PROBLEM TO WORK ON:
Every line below needs to be reproduced exactly.

THE DATA:
┄┄┄┄┄┄
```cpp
__global__ void __launch_bounds__(256, 1) k_conv_wgrad_up_kd(WkArgs a) {
    __shared__ __attribute__((aligned(16))) unsigned char lds[WuCfg::LDS_BYTES];
    const int lane = threadIdx.x & 63;
    const int wv = __builtin_amdgcn_readfirstlane(threadIdx.x >> 6);
    switch (wv & 3) {
        case 0: wu_run<0>(a, lds, wv, lane); break;
        case 1: wu_run<1>(a, lds, wv, lane); break;
        case 2: wu_run<2>(a, lds, wv, lane); break;
        default: wu_run<3>(a, lds, wv, lane); break;
    }
}

template <int CIB>
__global__ void __launch_bounds__(256)
k_wgrad_reduce(const float* __restrict__ ws, float* __restrict__ dw, int Cout, int Cin, int nslab, int ncombo, int ncob, int ncib,
               int planar, int ksp) {
    constexpr int PER4 = 9 * 64 * CIB / 4;
    __shared__ float4 red[8][32];
    const int tx = threadIdx.x & 31, ty = threadIdx.x >> 5;
    const int64_t col = (int64_t)blockIdx.x * 32 + tx;
    const bool ok = col < (int64_t)ncombo * PER4;
    float4 a0 = make_float4(0.f, 0.f, 0.f, 0.f), a1 = a0, a2 = a0, a3 = a0;
    int combo = 0, e4 = 0;
    if (ok) {
        combo = (int)(col / PER4);
        e4 = (int)(col % PER4);
        const int nsl = nslab * ksp;
        const float4* base = reinterpret_cast<const float4*>(ws) + e4;
        int j = ty;
        for (; j + 24 < nsl; j += 32) {
            const int64_t i0 = ((int64_t)(j / ksp) * ncombo + combo) * ksp + (j % ksp);
            const int64_t i1 = ((int64_t)((j + 8) / ksp) * ncombo + combo) * ksp + ((j + 8) % ksp);
// ... 145 lines not shown
        const int64_t q = i / C0;
        const int co = (int)(q % Cout);
        const int t = (int)(q / Cout) + (planar ? 9 : 0);
        const int kd = t / 9, kh = (t / 3) % 3, kw = t % 3;
        float acc = 0.f;
        if (planar) {
#pragma unroll
            for (int p = 0; p < 4; ++p) {
                const int cls = tap_class_w(p >> 1, kh) * 2 + tap_class_w(p & 1, kw);
                acc += dwc[((int64_t)(p * 4 + cls) * Cout + co) * C0 + c0];
            }
        } else {
#pragma unroll
            for (int p = 0; p < 8; ++p) {
                const int cls = (tap_class_w(p >> 2, kd) * 2 + tap_class_w((p >> 1) & 1, kh)) * 2 + tap_class_w(p & 1, kw);
                acc += dwc[((int64_t)(p * 8 + cls) * Cout + co) * C0 + c0];
            }
        }
        dw[((int64_t)t * Cout + co) * dw_ld + c0] += acc;
    }
}
}

int conv3d_upcat_wgrad_mfma_ex(const void* src0_low, int C0, const void* src1, int C1, const void* dy, float* dw, float* db, float* dwc, int N,
                               int D, int H, int W, int Cout, int planar, int expand, void* workspace, int64_t workspace_bytes, hipStream_t st);
int conv3d_upcat_wgrad_mfma(const void* src0_low, int C0, const void* src1, int C1, const void* dy, float* dw, float* db, float* dwc, int N,
                            int D, int H, int W, int Cout, int planar, void* workspace, int64_t workspace_bytes, hipStream_t st) {
    return conv3d_upcat_wgrad_mfma_ex(src0_low, C0, src1, C1, dy, dw, db, dwc, N, D, H, W, Cout, planar, 1, workspace, workspace_bytes, st);
}
int conv3d_upcat_wgrad_mfma_ex(const void* src0_low, int C0, const void* src1, int C1, const void* dy, float* dw, float* db, float* dwc, int N,
                               int D, int H, int W, int Cout, int planar, int expand, void* workspace, int64_t workspace_bytes, hipStream_t st) {
    if (hipMemsetAsync(dwc, 0, (size_t)(planar ? 16 : 64) * Cout * C0 * sizeof(float), st) != hipSuccess) return FMRI_E_LAUNCH;
    {
        SrcB s{(const bf16_t*)src0_low, nullptr, C0, 0, 0, planar ? 0 : 1, planar};
        const int Dl = planar ? D : D / 2, Hl = H / 2, Wl = W / 2;
        const bool wide = C0 % 64 == 0;
        const int CIB = wide ? 64 : 32;
        const int combos = (planar ? 4 : 16) * (Cout / 64) * (C0 / CIB);
        const int nunits = N * Dl * (Hl / wg::TH) * (Wl / wg::TW);
        int nslab = (1536 + combos - 1) / combos;
        if (nslab > nunits) nslab = nunits;
        if (nslab < 1) nslab = 1;
        float* const dbu = C1 == 0 ? db : nullptr;
        static const int upw_kd = env_int("FMRI_UPW_KD", 1, {0, 1});
        if (upw_kd && !planar && wide && Cout % 64 == 0) {
            const int combos_kd = 8 * (Cout / 64) * (C0 / 64);
            int nsl = (fwd_cu_count() + combos_kd - 1) / combos_kd;
            if (nsl > nunits) nsl = nunits;
            if (nsl < 1) nsl = 1;
            const WkArgs wa{s, (const bf16_t*)dy, dwc, dbu, N, Dl, Hl, Wl, Cout, nsl, C0};
            k_conv_wgrad_up_kd<<<combos_kd * nsl, 256, 0, st>>>(wa);
        } else if (wide) k_conv_wgrad_mfma<2, true><<<combos * nslab, wg::NTHREADS, 0, st>>>(s, (const bf16_t*)dy, dwc, dbu, N, Dl, Hl, Wl, Cout, nslab, nullptr, C0);
        else k_conv_wgrad_mfma<1, true><<<combos * nslab, wg::NTHREADS, 0, st>>>(s, (const bf16_t*)dy, dwc, dbu, N, Dl, Hl, Wl, Cout, nslab, nullptr, C0);
    }
    if (expand) k_expand_up_wgrad<<<grid_for((int64_t)(planar ? 9 : 27) * Cout * C0, 256, 1024), 256, 0, st>>>(dwc, dw, Cout, C0, C0 + C1, planar);
    FMRI_LAUNCH_CHECK();
    if (C1 == 0) return FMRI_OK;
    return conv3d_wgrad_mfma_ld(src1, C1, 0, planar, nullptr, 0, dy, dw + C0, C0 + C1, db, N, D, H, W, Cout, workspace, workspace_bytes, st);
}
```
┄┄┄┄┄┄
SOLUTION FOR THIS PROBLEM:
```cpp
__global__ void __launch_bounds__(256, 1) k_conv_wgrad_up_kd(WkArgs a) {
    __shared__ __attribute__((aligned(16))) unsigned char lds[WuCfg::LDS_BYTES];
    const int lane = threadIdx.x & 63;
    const int wv = __builtin_amdgcn_readfirstlane(threadIdx.x >> 6);
    switch (wv & 3) {
        case 0: wu_run<0>(a, lds, wv, lane); break;
        case 1: wu_run<1>(a, lds, wv, lane); break;
        case 2: wu_run<2>(a, lds, wv, lane); break;
        default: wu_run<3>(a, lds, wv, lane); break;
    }
}

template <int CIB>
__global__ void __launch_bounds__(256)
k_wgrad_reduce(const float* __restrict__ ws, float* __restrict__ dw, int Cout, int Cin, int nslab, int ncombo, int ncob, int ncib,
               int planar, int ksp) {
    constexpr int PER4 = 9 * 64 * CIB / 4;
    __shared__ float4 red[8][32];
    const int tx = threadIdx.x & 31, ty = threadIdx.x >> 5;
    const int64_t col = (int64_t)blockIdx.x * 32 + tx;
    const bool ok = col < (int64_t)ncombo * PER4;
    float4 a0 = make_float4(0.f, 0.f, 0.f, 0.f), a1 = a0, a2 = a0, a3 = a0;
    int combo = 0, e4 = 0;
    if (ok) {
        combo = (int)(col / PER4);
        e4 = (int)(col % PER4);
        const int nsl = nslab * ksp;
        const float4* base = reinterpret_cast<const float4*>(ws) + e4;
        int j = ty;
        for (; j + 24 < nsl; j += 32) {
            const int64_t i0 = ((int64_t)(j / ksp) * ncombo + combo) * ksp + (j % ksp);
            const int64_t i1 = ((int64_t)((j + 8) / ksp) * ncombo + combo) * ksp + ((j + 8) % ksp);
// ... 145 lines not shown
        const int64_t q = i / C0;
        const int co = (int)(q % Cout);
        const int t = (int)(q / Cout) + (planar ? 9 : 0);
        const int kd = t / 9, kh = (t / 3) % 3, kw = t % 3;
        float acc = 0.f;
        if (planar) {
#pragma unroll
            for (int p = 0; p < 4; ++p) {
                const int cls = tap_class_w(p >> 1, kh) * 2 + tap_class_w(p & 1, kw);
                acc += dwc[((int64_t)(p * 4 + cls) * Cout + co) * C0 + c0];
            }
        } else {
#pragma unroll
            for (int p = 0; p < 8; ++p) {
                const int cls = (tap_class_w(p >> 2, kd) * 2 + tap_class_w((p >> 1) & 1, kh)) * 2 + tap_class_w(p & 1, kw);
                acc += dwc[((int64_t)(p * 8 + cls) * Cout + co) * C0 + c0];
            }
        }
        dw[((int64_t)t * Cout + co) * dw_ld + c0] += acc;
    }
}
}

int conv3d_upcat_wgrad_mfma_ex(const void* src0_low, int C0, const void* src1, int C1, const void* dy, float* dw, float* db, float* dwc, int N,
                               int D, int H, int W, int Cout, int planar, int expand, void* workspace, int64_t workspace_bytes, hipStream_t st);
int conv3d_upcat_wgrad_mfma(const void* src0_low, int C0, const void* src1, int C1, const void* dy, float* dw, float* db, float* dwc, int N,
                            int D, int H, int W, int Cout, int planar, void* workspace, int64_t workspace_bytes, hipStream_t st) {
    return conv3d_upcat_wgrad_mfma_ex(src0_low, C0, src1, C1, dy, dw, db, dwc, N, D, H, W, Cout, planar, 1, workspace, workspace_bytes, st);
}
int conv3d_upcat_wgrad_mfma_ex(const void* src0_low, int C0, const void* src1, int C1, const void* dy, float* dw, float* db, float* dwc, int N,
                               int D, int H, int W, int Cout, int planar, int expand, void* workspace, int64_t workspace_bytes, hipStream_t st) {
    if (hipMemsetAsync(dwc, 0, (size_t)(planar ? 16 : 64) * Cout * C0 * sizeof(float), st) != hipSuccess) return FMRI_E_LAUNCH;
    {
        SrcB s{(const bf16_t*)src0_low, nullptr, C0, 0, 0, planar ? 0 : 1, planar};
        const int Dl = planar ? D : D / 2, Hl = H / 2, Wl = W / 2;
        const bool wide = C0 % 64 == 0;
        const int CIB = wide ? 64 : 32;
        const int combos = (planar ? 4 : 16) * (Cout / 64) * (C0 / CIB);
        const int nunits = N * Dl * (Hl / wg::TH) * (Wl / wg::TW);
        int nslab = (1536 + combos - 1) / combos;
        if (nslab > nunits) nslab = nunits;
        if (nslab < 1) nslab = 1;
        float* const dbu = C1 == 0 ? db : nullptr;
        static const int upw_kd = env_int("FMRI_UPW_KD", 1, {0, 1});
        if (upw_kd && !planar && wide && Cout % 64 == 0) {
            const int combos_kd = 8 * (Cout / 64) * (C0 / 64);
            int nsl = (fwd_cu_count() + combos_kd - 1) / combos_kd;
            if (nsl > nunits) nsl = nunits;
            if (nsl < 1) nsl = 1;
            const WkArgs wa{s, (const bf16_t*)dy, dwc, dbu, N, Dl, Hl, Wl, Cout, nsl, C0};
            k_conv_wgrad_up_kd<<<combos_kd * nsl, 256, 0, st>>>(wa);
        } else if (wide) k_conv_wgrad_mfma<2, true><<<combos * nslab, wg::NTHREADS, 0, st>>>(s, (const bf16_t*)dy, dwc, dbu, N, Dl, Hl, Wl, Cout, nslab, nullptr, C0);
        else k_conv_wgrad_mfma<1, true><<<combos * nslab, wg::NTHREADS, 0, st>>>(s, (const bf16_t*)dy, dwc, dbu, N, Dl, Hl, Wl, Cout, nslab, nullptr, C0);
    }
    if (expand) k_expand_up_wgrad<<<grid_for((int64_t)(planar ? 9 : 27) * Cout * C0, 256, 1024), 256, 0, st>>>(dwc, dw, Cout, C0, C0 + C1, planar);
    FMRI_LAUNCH_CHECK();
    if (C1 == 0) return FMRI_OK;
    return conv3d_wgrad_mfma_ld(src1, C1, 0, planar, nullptr, 0, dy, dw + C0, C0 + C1, db, N, D, H, W, Cout, workspace, workspace_bytes, st);
}
```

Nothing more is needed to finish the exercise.